As he said, looking at the long term, it is now necessary to focus on the fundamentals: “it is not what you do and what you produce that counts, but how” he said.

Finally, he emphasized that emblematic investments have the potential to change the development cycle of a country and underlined that it is a wrong policy to myopically treat investments exclusively as capital flows and not by examining development indicators.

In the pipeline of strategic investments under processing are 31 projects with a total budget of 6.3 billion euros that will create 9,000 new jobs, said the CEO of Enterprise Greece, Mr. Marinos Giannopoulos. Of these projects, 13 are requesting flagship investments, with 9 projects involving industry with a budget of 3 billion euros and the others in the RES, tourism and Real Estate sectors.

In addition, he listed the actions that Enterprise Greece implements to inform and guide executives as well as the tools it provides to businesses to promote strategic investments with a sign of sustainability.

“What we remember from the pandemic is that there is no development without mobility,” said Mr. Yannis Sarakakis, President of the Saracakis Group. As he said, Greece is currently in the last place in terms of the average age of vehicles, stressing that the modernization of this goal is an opportunity that will have a significant positive impact on the national economy, the quality of transport, the productivity of businesses and the environmental footprint. of transport in general.
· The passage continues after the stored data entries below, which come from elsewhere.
struct TanhArgs {
  const float* x;
  int64_t x_stride;
  float* out;
  int64_t out_stride;
  int64_t n_clips;
  const float* amount;
  const int32_t* idx;
  int64_t n_entries;
  SrcView view;
};

__device__ __forceinline__ unsigned abs_bits(float v, int s) {
  return s < kT ? (__builtin_bit_cast(unsigned, v) & 0x7FFFFFFFu) : 0xFFFFFFFFu;
}

__global__ void __launch_bounds__(kThreads) __attribute__((amdgpu_waves_per_eu(8)))
tanh_distortion_kernel(TanhArgs a) {
  __shared__ unsigned hist[4096];
  __shared__ float red[32];
  __shared__ unsigned pick[2];
  constexpr int kPer = (kT + kThreads - 1) / kThreads;
  const int64_t n_iter = a.idx ? a.n_entries : a.n_clips;
  for (int64_t e = blockIdx.x; e < n_iter; e += gridDim.x) {
    const int64_t clip = a.idx ? a.idx[e] : e;
    const int tid = opaque_tid();
    const float* x = a.x + clip * a.x_stride;
    float* out = a.out + clip * a.out_stride;
    const float amt = a.amount[clip];
    if (amt != amt) {
      if (out != x) copy_clip(x, out, tid);
      continue;
    }
    float xr[kPer];
    const int pre = a.view.pre ? a.view.pre[clip] : -1, len = a.view.pre ? a.view.len[clip] : 0;
    if (pre >= 0) {
      const int n = min(len, kT);
      const float* row = n > 0 ? a.view.src + clip * a.view.stride : x;
      const int t = opaque_tid();
      const int w0 = __builtin_amdgcn_readfirstlane(t & ~63);
#pragma unroll
      for (int u = 0; u < kPer; ++u) xr[u] = load_placed_wave(row, pre, n, w0 + u * kThreads, t & 63);
    } else {
    const int t = opaque_tid();
#pragma unroll
    for (int u = 0; u < kPer; ++u) {
      const int s = t + u * kThreads;
      xr[u] = s < kT ? *reinterpret_cast<const float*>(reinterpret_cast<const char*>(x) + (static_cast<uint32_t>(s) << 2))
                     : 0.f;
    }
    }
    const double pos = (100.0 - 99.0 * static_cast<double>(amt)) / 100.0 * (kT - 1);
    const int lo = min(max(static_cast<int>(floor(pos)), 0), kT - 1);
    const double frac = pos - lo;
    unsigned prefix = 0, mask = 0, rank = static_cast<unsigned>(lo);
#pragma unroll 1
    for (int p = 0; p < 3; ++p) {
      const int shift = p == 0 ? 19 : (p == 1 ? 9 : 0), bins = p == 0 ? 4096 : (p == 1 ? 1024 : 512);
      const int per_lane = bins >> 6;
      for (int i = tid; i < bins; i += kThreads) hist[i] = 0;
      __syncthreads();
      const int t = opaque_tid();
#pragma unroll
      for (int u = 0; u < kPer; ++u) {
        const unsigned b = abs_bits(xr[u], t + u * kThreads);
        if ((b & mask) == prefix && b != 0xFFFFFFFFu) atomicAdd(&hist[(b >> shift) & (bins - 1)], 1u);
      }
      __syncthreads();
      if (tid < 64) {
        unsigned own = 0;
        for (int i = 0; i < per_lane; ++i) own += hist[per_lane * tid + i];
        unsigned inc = own;
#pragma unroll
        for (int d = 1; d < 64; d <<= 1) {
          const unsigned v = __shfl_up(inc, d, 64);
          if (tid >= d) inc += v;
        }
        const unsigned long long hit = __ballot(inc > rank);
        const int l = __ffsll(static_cast<long long>(hit)) - 1;
        if (tid == l) {
          unsigned r = rank - (inc - own), dsel = per_lane * l;
          for (int i = 0; i < per_lane - 1; ++i) {
            const unsigned h = hist[dsel];
            if (r < h) break;
            r -= h;
            ++dsel;
          }
          pick[0] = dsel;
          pick[1] = r;
        }
      }
      __syncthreads();
      prefix |= pick[0] << shift;
      mask |= static_cast<unsigned>(bins - 1) << shift;
      rank = pick[1];
    }
    float cnt = 0.f, mg = __builtin_inff();
    const int t2 = opaque_tid();
#pragma unroll
    for (int u = 0; u < kPer; ++u) {
      const unsigned b = abs_bits(xr[u], t2 + u * kThreads);
      if (b == 0xFFFFFFFFu) continue;
      if (b <= prefix) cnt += 1.f;
      else mg = fminf(mg, __builtin_bit_cast(float, b));
    }
    cnt = block_sum(cnt, red);
    {
      for (int d = 32; d >= 1; d >>= 1) mg = fminf(mg, __shfl_xor(mg, d, 64));
      __syncthreads();
      if ((tid & 63) == 0) red[tid >> 6] = mg;
      __syncthreads();
      mg = red[0];
      for (int w = 1; w < kThreads / 64; ++w) mg = fminf(mg, red[w]);
    }
    const double v_lo = __builtin_bit_cast(float, prefix);
    const double v_hi = (cnt >= lo + 2 || lo + 1 >= kT) ? v_lo : static_cast<double>(mg);
    const double d = v_hi - v_lo;
    const double th = frac >= 0.5 ? v_hi - d * (1.0 - frac) : v_lo + d * frac;
    const float g = static_cast<float>(0.5 / (th + 1e-6));
    float ex = 0.f, ey = 0.f;
#pragma unroll
    for (int u = 0; u < kPer; ++u) {
      ex += xr[u] * xr[u];
      xr[u] = 1.f - __fdividef(2.f, __expf(2.f * g * xr[u]) + 1.f);
      ey += xr[u] * xr[u];
    }
    block_sum2(ex, ey, red);
    const float rms_x = sqrtf(ex / kT);
    const float post = rms_x > 1e-9f ? rms_x / sqrtf(ey / kT) : 1.f;
    const int t3 = opaque_tid();
#pragma unroll
    for (int u = 0; u < kPer; ++u) {
      const int s = t3 + u * kThreads;
      if (s < kT) *reinterpret_cast<float*>(reinterpret_cast<char*>(out) + (static_cast<uint32_t>(s) << 2)) = xr[u] * post;
    }
    __syncthreads();
  }
}

constexpr int kPlaceSpan = 4096;
__global__ void __launch_bounds__(256) place_kernel(const float* __restrict__ src, int64_t src_stride,
                                                    const int32_t* __restrict__ src_len,
                                                    const int32_t* __restrict__ pre,
                                                    const int32_t* __restrict__ idx, float* __restrict__ out,
                                                    int64_t out_stride, int64_t n_clips, int T) {
  const int spans = (T + kPlaceSpan - 1) / kPlaceSpan;
  const int64_t items = n_clips * spans;
  constexpr int kR = kPlaceSpan / 1024;
  for (int64_t it = blockIdx.x; it < items; it += gridDim.x) {
    const int64_t e = it / spans;
    const int sp = static_cast<int>(it - e * spans);
    const int64_t clip = idx ? idx[e] : e;
    const int p = pre[clip];
    const int n = min(src_len[clip], T);
    const int last = max(n - 1, 0);
    const float* s = src + clip * src_stride;
    float* o = out + clip * out_stride;
    const int t0 = sp * kPlaceSpan + 4 * static_cast<int>(threadIdx.x);
    float v[kR][4];
#pragma unroll
    for (int r = 0; r < kR; ++r)
#pragma unroll
      for (int q = 0; q < 4; ++q) {
        const int u = t0 + r * 1024 + q - p;
        const float x = n > 0 ? s[min(max(u, 0), last)] : 0.f;
        v[r][q] = (u >= 0 && u < n) ? x : 0.f;
      }
#pragma unroll
    for (int r = 0; r < kR; ++r) {
      const int t = t0 + r * 1024;
      if (t < T) *reinterpret_cast<float4*>(o + t) = make_float4(v[r][0], v[r][1], v[r][2], v[r][3]);
    }
  }
}

constexpr int kEqTile = 64;
struct EqArgs {
  const float* x;
  int64_t x_stride;
  const double* coef;
  const int32_t* idx;
  float* out;
  int64_t out_stride;
  int64_t n;
  SrcView view;
};

constexpr int kEqClips = 8;
__global__ void __launch_bounds__(64) eq_kernel(EqArgs a) {
  constexpr int kRow = kEqTile + 4;
  __shared__ __attribute__((aligned(16))) float tin[kEqClips][kRow];
  __shared__ __attribute__((aligned(16))) float tout[kEqClips][kRow];
  const int lane = threadIdx.x, c = lane >> 3, sec = lane & 7;
  const int64_t j0 = static_cast<int64_t>(blockIdx.x) * kEqClips;
  const int64_t jc = min(j0 + c, a.n - 1);
  const double* cf0 = a.coef + jc * 35;
  const bool copy = cf0[0] != cf0[0];
  const int k = min(sec, 6);
  double b0 = cf0[5 * k], b1 = cf0[5 * k + 1], b2 = cf0[5 * k + 2], a1 = cf0[5 * k + 3], a2 = cf0[5 * k + 4];
  if (copy) b0 = 1.0, b1 = b2 = a1 = a2 = 0.0;
  double s1 = 0.0, s2 = 0.0;
  const int lc = lane >> 3, lq = lane & 7;
  const int64_t jl = min(j0 + lc, a.n - 1);
  const int64_t clip_l = a.idx ? static_cast<int64_t>(a.idx[jl]) : jl;
  const float* xl = a.x + clip_l * a.x_stride;
  float* ol = a.out + clip_l * a.out_stride;
  const bool store_l = j0 + lc < a.n;
  const int pre_l = a.view.pre ? a.view.pre[clip_l] : -1, len_l = a.view.pre ? a.view.len[clip_l] : 0;
  const int n_l = pre_l >= 0 ? min(len_l, kT) : 0;
  const float* sl = n_l > 0 ? a.view.src + clip_l * a.view.stride : xl;
  float4 p0, p1;
  auto load_tile = [&](int t) {
    const int u0 = t + 4 * lq - pre_l;
    if (pre_l >= 0 && u0 >= 0 && u0 + 35 < n_l) {
      const float* q = sl + u0;
      p0 = float4{q[0], q[1], q[2], q[3]};
      p1 = float4{q[32], q[33], q[34], q[35]};
// ... 32 lines not shown
#pragma unroll
      for (int q = 0; q < 8; ++q) {
        const float u = sec == 0 ? in8[q] : prev;
        const double vd = u;
        const double y = fma(b0, vd, s1);
        s1 = fma(b1, vd, fma(-a1, y, s2));
        s2 = fma(b2, vd, -a2 * y);
        const float v = static_cast<float>(y);
        o8[q] = v;
        prev = __builtin_bit_cast(float, __builtin_amdgcn_update_dpp(__builtin_bit_cast(int, prev),
                                                                     __builtin_bit_cast(int, v), 0x111, 0xF, 0xF,
                                                                     false));
      }
      if (sec == 6) {
        *reinterpret_cast<float4*>(&tout[c][st0]) = float4{o8[0], o8[1], o8[2], o8[3]};
        *reinterpret_cast<float4*>(&tout[c][st0 + 4]) = float4{o8[4], o8[5], o8[6], o8[7]};
      }
    }
    __syncthreads();
    if (store_l) {
#pragma unroll
      for (int m = 0; m < 8; ++m) {
        const int kk = lq + 8 * m;
        const int n = t0 - 6 + kk;
        if (n >= 0 && n < kT) ol[n] = tout[lc][kk];
      }
    }
    __syncthreads();
  }
}

}
}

As he said, Greece today does not have the means to cover the gap in the manufacturing sector in a world that is moving rapidly in technology and in the scale of production. “Greece, however, can find its place in the global supply chain” he said, citing as an example companies that are active in the conversion of trucks, stressing that it is a sector that has growth potential, especially in the context of the need to modernize the fleet.

Finally, among the challenges that the industry will face, he mentioned the development of the necessary new skills from human resources and the way to adopt new technologies. “Reason must prevail and not exaggeration in a technology that will soon be outdated” he concluded.